Return every line in the entries below where the word "tabs" shows up.

▶ _INFORMATION SHOWN_:
________________________________________
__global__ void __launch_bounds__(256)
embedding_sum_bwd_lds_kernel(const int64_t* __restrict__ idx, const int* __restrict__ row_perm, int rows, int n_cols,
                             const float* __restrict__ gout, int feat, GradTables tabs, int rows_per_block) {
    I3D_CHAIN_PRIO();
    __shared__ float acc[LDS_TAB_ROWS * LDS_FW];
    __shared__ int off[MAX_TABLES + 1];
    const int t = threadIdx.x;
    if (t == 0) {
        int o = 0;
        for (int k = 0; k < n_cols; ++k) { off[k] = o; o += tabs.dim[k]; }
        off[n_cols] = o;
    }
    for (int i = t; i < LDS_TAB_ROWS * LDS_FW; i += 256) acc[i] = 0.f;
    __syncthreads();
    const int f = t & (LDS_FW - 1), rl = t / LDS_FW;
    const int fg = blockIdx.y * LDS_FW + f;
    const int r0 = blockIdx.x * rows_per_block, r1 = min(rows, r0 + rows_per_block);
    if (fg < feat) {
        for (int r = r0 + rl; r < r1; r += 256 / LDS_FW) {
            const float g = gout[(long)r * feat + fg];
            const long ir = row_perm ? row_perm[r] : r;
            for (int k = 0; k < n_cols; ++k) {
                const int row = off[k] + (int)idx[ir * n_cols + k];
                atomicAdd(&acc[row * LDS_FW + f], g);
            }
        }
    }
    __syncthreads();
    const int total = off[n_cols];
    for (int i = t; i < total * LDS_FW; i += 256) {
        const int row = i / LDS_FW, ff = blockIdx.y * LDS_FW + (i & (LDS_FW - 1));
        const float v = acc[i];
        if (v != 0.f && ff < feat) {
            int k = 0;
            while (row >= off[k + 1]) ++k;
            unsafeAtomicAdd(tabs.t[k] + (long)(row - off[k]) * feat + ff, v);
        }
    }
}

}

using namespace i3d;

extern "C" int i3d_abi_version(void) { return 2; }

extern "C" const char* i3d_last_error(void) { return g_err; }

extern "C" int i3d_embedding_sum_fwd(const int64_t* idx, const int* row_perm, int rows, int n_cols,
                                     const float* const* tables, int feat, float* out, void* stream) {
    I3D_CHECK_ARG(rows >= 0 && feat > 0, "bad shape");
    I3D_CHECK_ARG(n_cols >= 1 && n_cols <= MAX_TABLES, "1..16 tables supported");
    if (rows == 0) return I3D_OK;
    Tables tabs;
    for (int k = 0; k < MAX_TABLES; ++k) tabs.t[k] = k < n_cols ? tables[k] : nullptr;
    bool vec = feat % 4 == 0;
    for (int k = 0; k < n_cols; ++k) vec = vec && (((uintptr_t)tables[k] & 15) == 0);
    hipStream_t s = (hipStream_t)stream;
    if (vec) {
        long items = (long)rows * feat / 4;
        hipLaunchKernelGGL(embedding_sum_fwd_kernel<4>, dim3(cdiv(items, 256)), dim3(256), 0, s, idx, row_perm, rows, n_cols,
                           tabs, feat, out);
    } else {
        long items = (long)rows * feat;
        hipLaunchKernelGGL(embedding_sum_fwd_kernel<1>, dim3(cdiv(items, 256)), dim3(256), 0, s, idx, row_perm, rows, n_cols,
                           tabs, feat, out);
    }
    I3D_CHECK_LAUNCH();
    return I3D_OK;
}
________________________________________
▶ _SOLUTION_:
                             const float* __restrict__ gout, int feat, GradTables tabs, int rows_per_block) {
        for (int k = 0; k < n_cols; ++k) { off[k] = o; o += tabs.dim[k]; }
            unsafeAtomicAdd(tabs.t[k] + (long)(row - off[k]) * feat + ff, v);
    Tables tabs;
    for (int k = 0; k < MAX_TABLES; ++k) tabs.t[k] = k < n_cols ? tables[k] : nullptr;
                           tabs, feat, out);
                           tabs, feat, out);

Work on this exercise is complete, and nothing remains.